=== Given data ===

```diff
       const float v0 = inside ? fmaxf(acc[0] + b1z.x, 0.f) : 0.f, v1 = inside ? fmaxf(acc[1] + b1z.y, 0.f) : 0.f;
       const float v2 = inside ? fmaxf(acc[2] + b1z.z, 0.f) : 0.f, v3 = inside ? fmaxf(acc[3] + b1z.w, 0.f) : 0.f;
       const u32x2 out = {pack2bf(v0, v1), pack2bf(v2, v3)};
-      if (p < NY) *reinterpret_cast<u32x2*>(y1s + p * 32 + 8 * g) = out;
+      if (live) *reinterpret_cast<u32x2*>(y1s + y1w0 + it * (64 * 32)) = out;
       if constexpr (STORE1) {
-        const bool own = inside && r >= 1 && r <= TH && c >= 1 && c <= TW;
-        const uint32_t off = own ? (uint32_t)((((b * H + iy) * W + ix) * 16 + 4 * g) * 2) : 0x80000000u;
-        __builtin_amdgcn_raw_buffer_store_b64(out, y1res, off, 0, 0);
-        __builtin_amdgcn_raw_buffer_store_b8(relu_bits(out), m1res, off >> 3, 0, 0);
-      }
-    }
+        const bool own = inside & ((unsigned)(r - 1) < (unsigned)TH) & ((unsigned)(c - 1) < (unsigned)TW);
+        __builtin_amdgcn_raw_buffer_store_b64(out, y1res, own ? rel : 0x80000000u, tile_o, 0);
+        if constexpr (MASKS) __builtin_amdgcn_raw_buffer_store_b8(relu_bits(out), m1res, own ? rel >> 3 : 0x80000000u, tile_o >> 3, 0);
+      }
+      const bool wrap = c >= YW - 30;
+      c += wrap ? 30 - YW : 30;
+      r += wrap ? 2 : 1;
+      if constexpr (STORE1) rel += wrap ? rel1w : rel1s;
+    };
+#pragma unroll 1
+    for (int it = 0; it < 4; it += 2) {
+      round(it, std::false_type{});
+      round(it + 1, std::false_type{});
+    }
+    round(4, std::false_type{});
+    if (wave + 20 < NT1) round(5, std::true_type{});
     __syncthreads();
     f32x4 acc2[MP];
 #pragma unroll
@@ -1011,21 +1070,21 @@
       const int t = wave * MP + i;
       const int oy = y0 + t / TPR, ox = x0 + (t % TPR) * 16 + li;
       const bool inb = oy < H && ox < W;
-      const uint32_t off = inb ? (uint32_t)((((b * H + oy) * W + ox) * 16 + 4 * g) * 2) : 0x80000000u;
       const u32x2 out = {pack2bf(fmaxf(acc2[i][0] + b2z.x, 0.f), fmaxf(acc2[i][1] + b2z.y, 0.f)),
                          pack2bf(fmaxf(acc2[i][2] + b2z.z, 0.f), fmaxf(acc2[i][3] + b2z.w, 0.f))};
-      __builtin_amdgcn_raw_buffer_store_b64(out, y2res, off, 0, 0);
-      if constexpr (STORE1) __builtin_amdgcn_raw_buffer_store_b8(relu_bits(out), m2res, off >> 3, 0, 0);
-    }
-  }
-}
-template <int C0, int C1, bool STORE1>
+      __builtin_amdgcn_raw_buffer_store_b64(out, y2res, inb ? rel2[i] : 0x80000000u, tile_o, 0);
+      if constexpr (MASKS) __builtin_amdgcn_raw_buffer_store_b8(relu_bits(out), m2res, inb ? rel2[i] >> 3 : 0x80000000u, tile_o >> 3, 0);
+    }
+  }
+}
+template <int C0, int C1, bool STORE1, bool MASKS>
 __global__ __launch_bounds__(256, C1 <= 32 ? 4 : 2) void k_conv12b_mfma(const bf16_t* __restrict__ x, const bf16_t* __restrict__ wp1, const float* __restrict__ bias1,
     const bf16_t* __restrict__ wp2, const float* __restrict__ bias2, bf16_t* __restrict__ y1, bf16_t* __restrict__ y2,
     unsigned char* __restrict__ m1, unsigned char* __restrict__ m2, int H, int W, int tiles_x, int tiles_y, int ntiles, uint32_t x_bytes) {
   constexpr int TH = 8, TW = 32, XW = TW + 4, XH = TH + 4, YW = TW + 2, YH = TH + 2, NX = XH * XW, NY = YH * YW;
   constexpr int NCH0 = C0 / 8, XB = C0 * 2, YB = C1 * 2, NU = NX * NCH0, NR = (NU + 255) / 256, NT1 = (NY + 15) / 16, MP = TH * TW / 64, TPR = TW / 16;
   constexpr int KS1 = (9 * C0 + 31) / 32, KS2 = (9 * C1 + 31) / 32, NC = C1 / 16;
+  static_assert(STORE1 || !MASKS, "the ReLU bit masks are written together with y1");
   extern __shared__ __attribute__((aligned(16))) char lds[];
   char* xs = lds;
   char* y1s = lds + NX * XB;
@@ -1103,7 +1162,7 @@
       if (p < NY) *reinterpret_cast<u32x2*>(y1s + p * YB + 16 * lds_chunk<C1>(2 * n + (g >> 1), p) + 8 * (g & 1)) = out;
       if constexpr (STORE1) {
         __builtin_amdgcn_raw_buffer_store_b64(out, y1res, own ? goff + (uint32_t)(n * 32) : 0x80000000u, 0, 0);
-        __builtin_amdgcn_raw_buffer_store_b8(relu_bits(out), m1res, own ? (goff + (uint32_t)(n * 32)) >> 3 : 0x80000000u, 0, 0);
+        if constexpr (MASKS) __builtin_amdgcn_raw_buffer_store_b8(relu_bits(out), m1res, own ? (goff + (uint32_t)(n * 32)) >> 3 : 0x80000000u, 0, 0);
       }
     }
   }
@@ -1151,7 +1210,7 @@
       const u32x2 out = {pack2bf(fmaxf(acc2[i][n][0] + b2z[n].x, 0.f), fmaxf(acc2[i][n][1] + b2z[n].y, 0.f)),
                          pack2bf(fmaxf(acc2[i][n][2] + b2z[n].z, 0.f), fmaxf(acc2[i][n][3] + b2z[n].w, 0.f))};
       __builtin_amdgcn_raw_buffer_store_b64(out, y2res, inb ? off + (uint32_t)(n * 32) : 0x80000000u, 0, 0);
-      if constexpr (STORE1) __builtin_amdgcn_raw_buffer_store_b8(relu_bits(out), m2res, inb ? (off + (uint32_t)(n * 32)) >> 3 : 0x80000000u, 0, 0);
+      if constexpr (MASKS) __builtin_amdgcn_raw_buffer_store_b8(relu_bits(out), m2res, inb ? (off + (uint32_t)(n * 32)) >> 3 : 0x80000000u, 0, 0);
     }
   }
 }
@@ -1172,6 +1231,7 @@
   BX_REQUIRE(ntiles < (1ll << 31), "bx_conv3x3_pair: too many tiles");
   constexpr int gx_cap = 2048;
   const int gx = ntiles < gx_cap ? (int)ntiles : gx_cap;
+  const bool masks = mask1 || mask2;
   if (C1 >= 32) {
     const size_t lds2 = (size_t)12 * 36 * C0_p * 2 + (size_t)10 * 34 * C1 * 2;
     const uint32_t xb2 = (uint32_t)((size_t)B * H * W * C0_p * 2);
@@ -1188,16 +1248,19 @@
       BX_CHECK_LAUNCH("bx_conv3x3_pair (stages 2-3)");
       return BX_OK;
     };
-    if (C1 == 32) return y1 ? go(k_conv12b_mfma<16, 32, true>) : go(k_conv12b_mfma<16, 32, false>);
-    return y1 ? go(k_conv12b_mfma<32, 64, true>) : go(k_conv12b_mfma<32, 64, false>);
+    if (C1 == 32) return masks ? go(k_conv12b_mfma<16, 32, true, true>) : y1 ? go(k_conv12b_mfma<16, 32, true, false>) : go(k_conv12b_mfma<16, 32, false, false>);
+    return masks ? go(k_conv12b_mfma<32, 64, true, true>) : y1 ? go(k_conv12b_mfma<32, 64, true, false>) : go(k_conv12b_mfma<32, 64, false, false>);
   }
   const size_t lds = (size_t)12 * 36 * 16 + (size_t)10 * 34 * 32;
   const uint32_t xb = (uint32_t)((size_t)B * H * W * 8 * 2);
-  if (y1)
-    hipLaunchKernelGGL((k_conv12_mfma<true>), dim3((unsigned)gx), dim3(256), lds, (hipStream_t)stream, (const bf16_t*)x, (const bf16_t*)packed1_mfma, bias1,
+  if (masks)
+    hipLaunchKernelGGL((k_conv12_mfma<true, true>), dim3((unsigned)gx), dim3(256), lds, (hipStream_t)stream, (const bf16_t*)x, (const bf16_t*)packed1_mfma, bias1,
                        (const bf16_t*)packed2_mfma, bias2, (bf16_t*)y1, (bf16_t*)y2, mask1, mask2, H, W, tiles_x, tiles_y, (int)ntiles, xb);
+  else if (y1)
+    hipLaunchKernelGGL((k_conv12_mfma<true, false>), dim3((unsigned)gx), dim3(256), lds, (hipStream_t)stream, (const bf16_t*)x, (const bf16_t*)packed1_mfma, bias1,
+                       (const bf16_t*)packed2_mfma, bias2, (bf16_t*)y1, (bf16_t*)y2, (unsigned char*)nullptr, (unsigned char*)nullptr, H, W, tiles_x, tiles_y, (int)ntiles, xb);
   else
-    hipLaunchKernelGGL((k_conv12_mfma<false>), dim3((unsigned)gx), dim3(256), lds, (hipStream_t)stream, (const bf16_t*)x, (const bf16_t*)packed1_mfma, bias1,
+    hipLaunchKernelGGL((k_conv12_mfma<false, false>), dim3((unsigned)gx), dim3(256), lds, (hipStream_t)stream, (const bf16_t*)x, (const bf16_t*)packed1_mfma, bias1,
                        (const bf16_t*)packed2_mfma, bias2, (bf16_t*)nullptr, (bf16_t*)y2, (unsigned char*)nullptr, (unsigned char*)nullptr, H, W, tiles_x, tiles_y, (int)ntiles, xb);
   BX_CHECK_LAUNCH("bx_conv3x3_pair");
   return BX_OK;
```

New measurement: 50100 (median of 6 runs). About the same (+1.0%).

===

[Work task]: Wherever the string "ntiles" appears in a line of the records above, copy that line.

[Exercise response]:
     unsigned char* __restrict__ m1, unsigned char* __restrict__ m2, int H, int W, int tiles_x, int tiles_y, int ntiles, uint32_t x_bytes) {
   BX_REQUIRE(ntiles < (1ll << 31), "bx_conv3x3_pair: too many tiles");
   const int gx = ntiles < gx_cap ? (int)ntiles : gx_cap;
                        (const bf16_t*)packed2_mfma, bias2, (bf16_t*)y1, (bf16_t*)y2, mask1, mask2, H, W, tiles_x, tiles_y, (int)ntiles, xb);
+                       (const bf16_t*)packed2_mfma, bias2, (bf16_t*)y1, (bf16_t*)y2, (unsigned char*)nullptr, (unsigned char*)nullptr, H, W, tiles_x, tiles_y, (int)ntiles, xb);
                        (const bf16_t*)packed2_mfma, bias2, (bf16_t*)nullptr, (bf16_t*)y2, (unsigned char*)nullptr, (unsigned char*)nullptr, H, W, tiles_x, tiles_y, (int)ntiles, xb);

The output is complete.